§ What this task involves
In the data below, find the line that contains "em[j][c] = ld_at(ka_ptr<const" and the line that contains "dst[lane + 64] = ok ? q[j][1] : 0u;". Copy both, plus every line between them, exactly.

------ Record set ------

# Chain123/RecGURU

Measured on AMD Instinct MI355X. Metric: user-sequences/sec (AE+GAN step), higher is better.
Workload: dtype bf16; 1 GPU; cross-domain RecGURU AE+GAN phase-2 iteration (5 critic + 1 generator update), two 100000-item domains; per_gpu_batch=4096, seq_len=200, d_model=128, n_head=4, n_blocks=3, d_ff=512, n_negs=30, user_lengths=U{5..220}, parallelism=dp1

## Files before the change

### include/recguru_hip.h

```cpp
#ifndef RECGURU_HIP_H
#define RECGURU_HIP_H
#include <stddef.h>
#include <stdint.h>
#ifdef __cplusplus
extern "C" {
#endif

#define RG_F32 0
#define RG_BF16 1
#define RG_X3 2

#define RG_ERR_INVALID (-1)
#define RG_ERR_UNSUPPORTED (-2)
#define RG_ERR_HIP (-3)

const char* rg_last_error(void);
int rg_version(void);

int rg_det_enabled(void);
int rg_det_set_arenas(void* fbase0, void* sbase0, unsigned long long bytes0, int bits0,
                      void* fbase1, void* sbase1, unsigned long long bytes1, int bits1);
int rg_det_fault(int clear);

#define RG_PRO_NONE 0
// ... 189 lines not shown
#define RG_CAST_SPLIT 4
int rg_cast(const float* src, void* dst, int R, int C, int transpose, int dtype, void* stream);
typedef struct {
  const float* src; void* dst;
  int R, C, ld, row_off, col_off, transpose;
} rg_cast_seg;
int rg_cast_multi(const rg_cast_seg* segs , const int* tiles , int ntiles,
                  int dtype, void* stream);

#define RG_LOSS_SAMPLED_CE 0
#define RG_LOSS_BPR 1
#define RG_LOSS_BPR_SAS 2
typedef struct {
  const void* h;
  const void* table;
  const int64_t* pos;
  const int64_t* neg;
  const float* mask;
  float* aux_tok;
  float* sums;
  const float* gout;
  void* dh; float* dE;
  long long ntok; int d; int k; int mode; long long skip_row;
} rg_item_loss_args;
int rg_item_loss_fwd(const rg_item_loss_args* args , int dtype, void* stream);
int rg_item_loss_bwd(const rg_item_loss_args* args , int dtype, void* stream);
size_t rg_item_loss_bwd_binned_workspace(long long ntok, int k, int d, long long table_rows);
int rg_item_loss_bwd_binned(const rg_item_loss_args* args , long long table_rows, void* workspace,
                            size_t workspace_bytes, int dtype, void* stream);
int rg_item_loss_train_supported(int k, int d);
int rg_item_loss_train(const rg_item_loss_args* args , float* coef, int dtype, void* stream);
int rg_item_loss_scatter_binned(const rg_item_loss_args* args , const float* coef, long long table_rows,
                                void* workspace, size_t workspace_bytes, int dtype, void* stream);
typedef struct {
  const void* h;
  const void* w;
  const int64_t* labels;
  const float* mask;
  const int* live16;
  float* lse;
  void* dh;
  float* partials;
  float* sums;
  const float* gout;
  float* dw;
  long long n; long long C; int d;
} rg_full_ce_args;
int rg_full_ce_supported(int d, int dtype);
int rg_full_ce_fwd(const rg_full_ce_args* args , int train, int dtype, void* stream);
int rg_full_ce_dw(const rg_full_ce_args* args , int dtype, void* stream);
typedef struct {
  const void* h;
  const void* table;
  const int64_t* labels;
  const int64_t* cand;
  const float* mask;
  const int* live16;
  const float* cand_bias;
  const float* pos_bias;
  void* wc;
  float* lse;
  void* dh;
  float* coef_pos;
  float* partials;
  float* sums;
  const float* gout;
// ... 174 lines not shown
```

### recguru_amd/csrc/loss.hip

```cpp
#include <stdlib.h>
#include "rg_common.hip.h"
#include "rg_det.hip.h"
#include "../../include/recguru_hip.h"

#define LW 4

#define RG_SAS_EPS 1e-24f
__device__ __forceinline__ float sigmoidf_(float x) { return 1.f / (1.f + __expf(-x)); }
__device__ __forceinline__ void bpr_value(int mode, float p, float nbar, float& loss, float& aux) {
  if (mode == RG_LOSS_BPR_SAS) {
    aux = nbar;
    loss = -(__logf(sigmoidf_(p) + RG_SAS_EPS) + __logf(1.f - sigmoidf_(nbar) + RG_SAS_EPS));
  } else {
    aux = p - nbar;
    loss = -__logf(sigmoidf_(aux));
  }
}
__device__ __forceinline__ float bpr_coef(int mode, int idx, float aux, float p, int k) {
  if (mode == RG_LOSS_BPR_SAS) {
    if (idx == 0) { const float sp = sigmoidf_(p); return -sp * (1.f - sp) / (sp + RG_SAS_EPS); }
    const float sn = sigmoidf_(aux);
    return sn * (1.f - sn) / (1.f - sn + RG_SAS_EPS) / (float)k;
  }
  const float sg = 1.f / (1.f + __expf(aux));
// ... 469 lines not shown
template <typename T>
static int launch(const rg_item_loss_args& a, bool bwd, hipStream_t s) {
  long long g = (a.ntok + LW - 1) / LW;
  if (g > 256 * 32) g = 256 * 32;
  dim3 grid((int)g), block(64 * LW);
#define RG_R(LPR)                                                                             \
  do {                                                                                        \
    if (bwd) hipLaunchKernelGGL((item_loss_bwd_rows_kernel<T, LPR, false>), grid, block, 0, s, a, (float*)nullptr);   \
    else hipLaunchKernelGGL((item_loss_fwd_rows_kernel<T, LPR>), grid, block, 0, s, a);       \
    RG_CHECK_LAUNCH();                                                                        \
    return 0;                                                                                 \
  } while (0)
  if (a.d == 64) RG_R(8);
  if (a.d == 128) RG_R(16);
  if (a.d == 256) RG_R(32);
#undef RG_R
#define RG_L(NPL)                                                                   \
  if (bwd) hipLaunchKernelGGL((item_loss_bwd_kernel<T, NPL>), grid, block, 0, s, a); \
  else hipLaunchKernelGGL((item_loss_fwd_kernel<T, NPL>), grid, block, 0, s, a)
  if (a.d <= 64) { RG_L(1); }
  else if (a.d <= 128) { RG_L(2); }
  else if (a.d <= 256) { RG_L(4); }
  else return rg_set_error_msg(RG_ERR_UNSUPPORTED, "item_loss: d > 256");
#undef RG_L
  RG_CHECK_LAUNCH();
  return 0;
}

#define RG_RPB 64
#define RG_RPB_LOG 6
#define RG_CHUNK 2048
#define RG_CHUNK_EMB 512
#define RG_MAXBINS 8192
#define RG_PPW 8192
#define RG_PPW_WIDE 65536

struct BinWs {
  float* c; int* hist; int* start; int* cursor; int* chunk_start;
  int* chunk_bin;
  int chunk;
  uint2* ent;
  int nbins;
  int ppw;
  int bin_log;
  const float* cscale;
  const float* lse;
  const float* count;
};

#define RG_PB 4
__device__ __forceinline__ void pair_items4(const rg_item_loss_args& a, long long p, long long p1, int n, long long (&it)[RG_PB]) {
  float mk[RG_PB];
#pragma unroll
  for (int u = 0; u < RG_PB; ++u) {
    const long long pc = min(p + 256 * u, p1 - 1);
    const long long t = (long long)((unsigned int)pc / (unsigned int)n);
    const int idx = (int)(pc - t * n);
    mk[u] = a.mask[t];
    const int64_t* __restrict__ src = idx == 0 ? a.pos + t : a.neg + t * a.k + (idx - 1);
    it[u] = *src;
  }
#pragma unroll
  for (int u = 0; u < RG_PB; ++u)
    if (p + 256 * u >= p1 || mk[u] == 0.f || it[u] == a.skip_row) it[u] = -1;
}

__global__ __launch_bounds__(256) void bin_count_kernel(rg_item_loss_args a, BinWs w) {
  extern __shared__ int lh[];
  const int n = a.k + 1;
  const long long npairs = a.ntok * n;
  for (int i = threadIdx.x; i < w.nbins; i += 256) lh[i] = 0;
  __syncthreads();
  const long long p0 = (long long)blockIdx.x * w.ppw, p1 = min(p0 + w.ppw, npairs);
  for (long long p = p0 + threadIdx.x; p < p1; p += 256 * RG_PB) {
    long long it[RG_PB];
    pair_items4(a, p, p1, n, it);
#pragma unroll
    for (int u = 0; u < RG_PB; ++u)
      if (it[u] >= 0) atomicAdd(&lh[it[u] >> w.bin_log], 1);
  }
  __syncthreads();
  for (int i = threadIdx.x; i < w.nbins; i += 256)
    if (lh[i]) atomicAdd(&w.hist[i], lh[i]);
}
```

------
------ Record set ------

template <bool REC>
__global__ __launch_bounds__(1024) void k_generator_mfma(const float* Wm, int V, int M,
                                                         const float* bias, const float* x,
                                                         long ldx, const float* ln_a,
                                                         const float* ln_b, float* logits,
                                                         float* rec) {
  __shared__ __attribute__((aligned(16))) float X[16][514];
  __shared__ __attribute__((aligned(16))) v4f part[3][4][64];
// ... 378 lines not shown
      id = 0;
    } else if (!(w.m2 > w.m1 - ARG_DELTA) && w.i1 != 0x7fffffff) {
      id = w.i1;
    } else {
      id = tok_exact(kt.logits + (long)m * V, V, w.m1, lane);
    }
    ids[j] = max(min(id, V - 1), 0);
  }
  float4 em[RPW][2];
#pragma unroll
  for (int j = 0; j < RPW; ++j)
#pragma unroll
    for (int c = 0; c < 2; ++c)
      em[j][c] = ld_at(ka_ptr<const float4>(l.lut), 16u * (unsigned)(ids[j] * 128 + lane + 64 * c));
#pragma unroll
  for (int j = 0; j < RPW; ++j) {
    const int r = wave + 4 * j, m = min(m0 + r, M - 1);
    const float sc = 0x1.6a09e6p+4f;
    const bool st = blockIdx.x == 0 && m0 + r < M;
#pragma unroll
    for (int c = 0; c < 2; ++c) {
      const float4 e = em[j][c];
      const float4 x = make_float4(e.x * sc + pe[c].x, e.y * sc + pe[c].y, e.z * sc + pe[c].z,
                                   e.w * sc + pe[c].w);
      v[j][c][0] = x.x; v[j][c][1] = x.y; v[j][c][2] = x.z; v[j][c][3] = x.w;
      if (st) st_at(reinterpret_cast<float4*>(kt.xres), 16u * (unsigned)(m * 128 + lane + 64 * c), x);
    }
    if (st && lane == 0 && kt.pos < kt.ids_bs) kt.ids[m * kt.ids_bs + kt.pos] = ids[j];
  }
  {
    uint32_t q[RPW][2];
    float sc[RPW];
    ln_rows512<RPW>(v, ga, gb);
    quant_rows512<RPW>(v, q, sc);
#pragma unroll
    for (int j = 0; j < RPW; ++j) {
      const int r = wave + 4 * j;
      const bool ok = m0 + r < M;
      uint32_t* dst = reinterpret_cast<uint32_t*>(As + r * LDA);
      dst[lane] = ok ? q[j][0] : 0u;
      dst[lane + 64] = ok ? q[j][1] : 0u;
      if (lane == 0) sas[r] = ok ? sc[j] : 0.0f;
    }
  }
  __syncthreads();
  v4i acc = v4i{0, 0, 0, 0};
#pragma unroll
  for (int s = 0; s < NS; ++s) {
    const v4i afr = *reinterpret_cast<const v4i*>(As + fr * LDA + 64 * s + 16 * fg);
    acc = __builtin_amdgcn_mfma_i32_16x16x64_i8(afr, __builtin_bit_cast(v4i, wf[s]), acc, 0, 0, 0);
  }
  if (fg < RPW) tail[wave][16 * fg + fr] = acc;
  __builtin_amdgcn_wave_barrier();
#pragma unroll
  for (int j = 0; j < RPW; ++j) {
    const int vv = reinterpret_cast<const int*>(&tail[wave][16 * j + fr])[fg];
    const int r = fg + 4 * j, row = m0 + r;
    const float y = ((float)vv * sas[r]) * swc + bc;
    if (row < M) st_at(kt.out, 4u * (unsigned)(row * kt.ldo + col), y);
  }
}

------
------ Record set ------

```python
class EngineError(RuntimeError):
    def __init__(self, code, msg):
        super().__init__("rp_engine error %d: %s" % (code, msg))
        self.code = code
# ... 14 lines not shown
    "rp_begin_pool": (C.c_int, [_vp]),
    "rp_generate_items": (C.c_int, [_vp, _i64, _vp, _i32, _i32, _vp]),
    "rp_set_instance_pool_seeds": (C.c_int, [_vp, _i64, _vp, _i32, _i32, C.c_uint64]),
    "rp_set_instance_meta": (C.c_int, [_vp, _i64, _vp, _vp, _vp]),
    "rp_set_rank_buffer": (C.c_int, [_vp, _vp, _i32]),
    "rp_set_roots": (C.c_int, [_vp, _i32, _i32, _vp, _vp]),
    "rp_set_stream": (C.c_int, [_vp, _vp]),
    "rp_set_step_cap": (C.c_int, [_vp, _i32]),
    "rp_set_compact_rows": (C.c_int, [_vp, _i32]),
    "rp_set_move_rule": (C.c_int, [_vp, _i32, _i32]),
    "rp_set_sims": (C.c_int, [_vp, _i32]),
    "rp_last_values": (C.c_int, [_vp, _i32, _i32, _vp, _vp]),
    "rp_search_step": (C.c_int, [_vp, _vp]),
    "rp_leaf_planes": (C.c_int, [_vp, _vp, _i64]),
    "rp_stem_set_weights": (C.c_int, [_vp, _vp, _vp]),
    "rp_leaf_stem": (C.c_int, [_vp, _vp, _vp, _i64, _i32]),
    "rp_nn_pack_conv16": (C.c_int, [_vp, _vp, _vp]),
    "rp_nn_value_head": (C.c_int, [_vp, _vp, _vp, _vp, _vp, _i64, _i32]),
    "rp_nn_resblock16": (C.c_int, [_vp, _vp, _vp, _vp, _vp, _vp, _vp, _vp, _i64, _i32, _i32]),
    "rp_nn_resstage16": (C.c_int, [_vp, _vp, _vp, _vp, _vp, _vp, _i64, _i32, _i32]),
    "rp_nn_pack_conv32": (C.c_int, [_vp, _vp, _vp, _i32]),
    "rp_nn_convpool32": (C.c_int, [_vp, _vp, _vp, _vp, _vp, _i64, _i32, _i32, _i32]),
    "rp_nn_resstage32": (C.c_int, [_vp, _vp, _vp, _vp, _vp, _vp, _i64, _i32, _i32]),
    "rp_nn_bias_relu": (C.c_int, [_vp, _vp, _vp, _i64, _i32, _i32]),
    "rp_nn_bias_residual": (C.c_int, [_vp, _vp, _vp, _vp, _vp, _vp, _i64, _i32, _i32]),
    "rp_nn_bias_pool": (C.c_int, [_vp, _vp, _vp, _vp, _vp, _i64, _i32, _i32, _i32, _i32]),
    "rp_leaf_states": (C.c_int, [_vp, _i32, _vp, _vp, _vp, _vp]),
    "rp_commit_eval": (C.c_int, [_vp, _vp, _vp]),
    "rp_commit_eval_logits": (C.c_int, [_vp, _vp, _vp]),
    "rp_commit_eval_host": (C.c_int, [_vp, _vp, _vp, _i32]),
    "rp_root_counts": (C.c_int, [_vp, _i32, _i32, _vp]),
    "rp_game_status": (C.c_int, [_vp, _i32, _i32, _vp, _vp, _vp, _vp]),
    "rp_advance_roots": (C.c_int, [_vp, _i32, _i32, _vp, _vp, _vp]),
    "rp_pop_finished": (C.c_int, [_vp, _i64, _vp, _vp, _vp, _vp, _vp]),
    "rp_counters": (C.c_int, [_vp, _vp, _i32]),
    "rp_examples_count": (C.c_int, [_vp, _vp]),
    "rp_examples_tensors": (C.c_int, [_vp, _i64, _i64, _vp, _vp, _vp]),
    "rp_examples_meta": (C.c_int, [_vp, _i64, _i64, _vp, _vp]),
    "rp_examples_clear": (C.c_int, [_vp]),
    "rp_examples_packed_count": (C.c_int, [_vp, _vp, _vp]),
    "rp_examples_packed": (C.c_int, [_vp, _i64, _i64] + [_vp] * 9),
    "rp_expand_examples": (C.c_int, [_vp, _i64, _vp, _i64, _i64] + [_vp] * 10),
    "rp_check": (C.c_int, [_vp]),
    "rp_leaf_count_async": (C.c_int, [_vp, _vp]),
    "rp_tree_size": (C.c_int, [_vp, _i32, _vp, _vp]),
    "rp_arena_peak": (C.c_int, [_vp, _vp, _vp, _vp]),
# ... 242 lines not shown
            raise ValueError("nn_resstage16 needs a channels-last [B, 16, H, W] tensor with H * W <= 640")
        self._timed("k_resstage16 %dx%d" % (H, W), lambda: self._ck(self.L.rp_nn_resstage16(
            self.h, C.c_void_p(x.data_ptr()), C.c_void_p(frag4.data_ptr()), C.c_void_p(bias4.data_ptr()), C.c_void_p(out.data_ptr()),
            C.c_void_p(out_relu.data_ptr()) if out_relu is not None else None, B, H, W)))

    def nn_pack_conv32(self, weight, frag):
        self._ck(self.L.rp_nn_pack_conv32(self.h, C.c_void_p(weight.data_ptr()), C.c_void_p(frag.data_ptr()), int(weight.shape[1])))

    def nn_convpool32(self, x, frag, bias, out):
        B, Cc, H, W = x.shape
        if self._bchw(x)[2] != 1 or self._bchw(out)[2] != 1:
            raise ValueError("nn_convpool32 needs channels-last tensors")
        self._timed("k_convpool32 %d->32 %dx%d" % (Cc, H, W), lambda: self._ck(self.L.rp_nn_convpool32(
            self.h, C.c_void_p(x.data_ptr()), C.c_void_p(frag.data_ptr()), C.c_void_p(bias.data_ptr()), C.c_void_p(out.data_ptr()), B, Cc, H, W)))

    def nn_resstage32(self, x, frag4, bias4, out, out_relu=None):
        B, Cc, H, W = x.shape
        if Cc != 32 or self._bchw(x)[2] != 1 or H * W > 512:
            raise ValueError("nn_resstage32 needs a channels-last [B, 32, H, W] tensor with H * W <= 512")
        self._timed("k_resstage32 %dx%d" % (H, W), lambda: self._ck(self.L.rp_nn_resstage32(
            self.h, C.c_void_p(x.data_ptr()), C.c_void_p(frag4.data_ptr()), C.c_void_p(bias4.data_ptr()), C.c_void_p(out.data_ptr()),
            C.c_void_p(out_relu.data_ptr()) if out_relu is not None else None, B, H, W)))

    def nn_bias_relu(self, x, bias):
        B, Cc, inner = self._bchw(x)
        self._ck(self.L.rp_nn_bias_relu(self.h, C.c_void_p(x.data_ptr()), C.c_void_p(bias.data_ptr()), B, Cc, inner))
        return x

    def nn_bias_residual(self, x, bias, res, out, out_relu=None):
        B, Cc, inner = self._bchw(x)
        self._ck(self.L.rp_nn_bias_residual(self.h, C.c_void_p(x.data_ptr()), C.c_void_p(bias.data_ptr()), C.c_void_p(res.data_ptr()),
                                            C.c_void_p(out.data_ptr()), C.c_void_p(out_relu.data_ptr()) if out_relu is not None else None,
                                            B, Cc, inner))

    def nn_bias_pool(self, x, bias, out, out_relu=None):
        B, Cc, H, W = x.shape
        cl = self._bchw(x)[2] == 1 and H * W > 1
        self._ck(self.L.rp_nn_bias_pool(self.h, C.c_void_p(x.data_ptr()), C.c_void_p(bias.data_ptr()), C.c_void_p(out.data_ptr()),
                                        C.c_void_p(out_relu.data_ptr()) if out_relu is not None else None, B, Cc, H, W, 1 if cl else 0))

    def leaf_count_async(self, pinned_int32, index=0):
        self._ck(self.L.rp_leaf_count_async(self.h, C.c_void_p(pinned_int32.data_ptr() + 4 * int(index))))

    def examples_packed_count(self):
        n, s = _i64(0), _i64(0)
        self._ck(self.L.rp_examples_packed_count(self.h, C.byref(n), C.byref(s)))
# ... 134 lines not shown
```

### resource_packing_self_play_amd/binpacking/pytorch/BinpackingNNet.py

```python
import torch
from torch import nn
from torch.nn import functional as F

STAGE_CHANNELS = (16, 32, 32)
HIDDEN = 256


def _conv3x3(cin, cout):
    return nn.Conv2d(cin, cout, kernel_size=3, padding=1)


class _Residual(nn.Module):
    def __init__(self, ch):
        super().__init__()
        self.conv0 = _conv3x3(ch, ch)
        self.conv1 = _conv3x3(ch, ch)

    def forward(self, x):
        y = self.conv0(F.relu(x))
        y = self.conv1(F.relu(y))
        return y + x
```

------

§ Reply to the exercise
      em[j][c] = ld_at(ka_ptr<const float4>(l.lut), 16u * (unsigned)(ids[j] * 128 + lane + 64 * c));
#pragma unroll
  for (int j = 0; j < RPW; ++j) {
    const int r = wave + 4 * j, m = min(m0 + r, M - 1);
    const float sc = 0x1.6a09e6p+4f;
    const bool st = blockIdx.x == 0 && m0 + r < M;
#pragma unroll
    for (int c = 0; c < 2; ++c) {
      const float4 e = em[j][c];
      const float4 x = make_float4(e.x * sc + pe[c].x, e.y * sc + pe[c].y, e.z * sc + pe[c].z,
                                   e.w * sc + pe[c].w);
      v[j][c][0] = x.x; v[j][c][1] = x.y; v[j][c][2] = x.z; v[j][c][3] = x.w;
      if (st) st_at(reinterpret_cast<float4*>(kt.xres), 16u * (unsigned)(m * 128 + lane + 64 * c), x);
    }
    if (st && lane == 0 && kt.pos < kt.ids_bs) kt.ids[m * kt.ids_bs + kt.pos] = ids[j];
  }
  {
    uint32_t q[RPW][2];
    float sc[RPW];
    ln_rows512<RPW>(v, ga, gb);
    quant_rows512<RPW>(v, q, sc);
#pragma unroll
    for (int j = 0; j < RPW; ++j) {
      const int r = wave + 4 * j;
      const bool ok = m0 + r < M;
      uint32_t* dst = reinterpret_cast<uint32_t*>(As + r * LDA);
      dst[lane] = ok ? q[j][0] : 0u;
      dst[lane + 64] = ok ? q[j][1] : 0u;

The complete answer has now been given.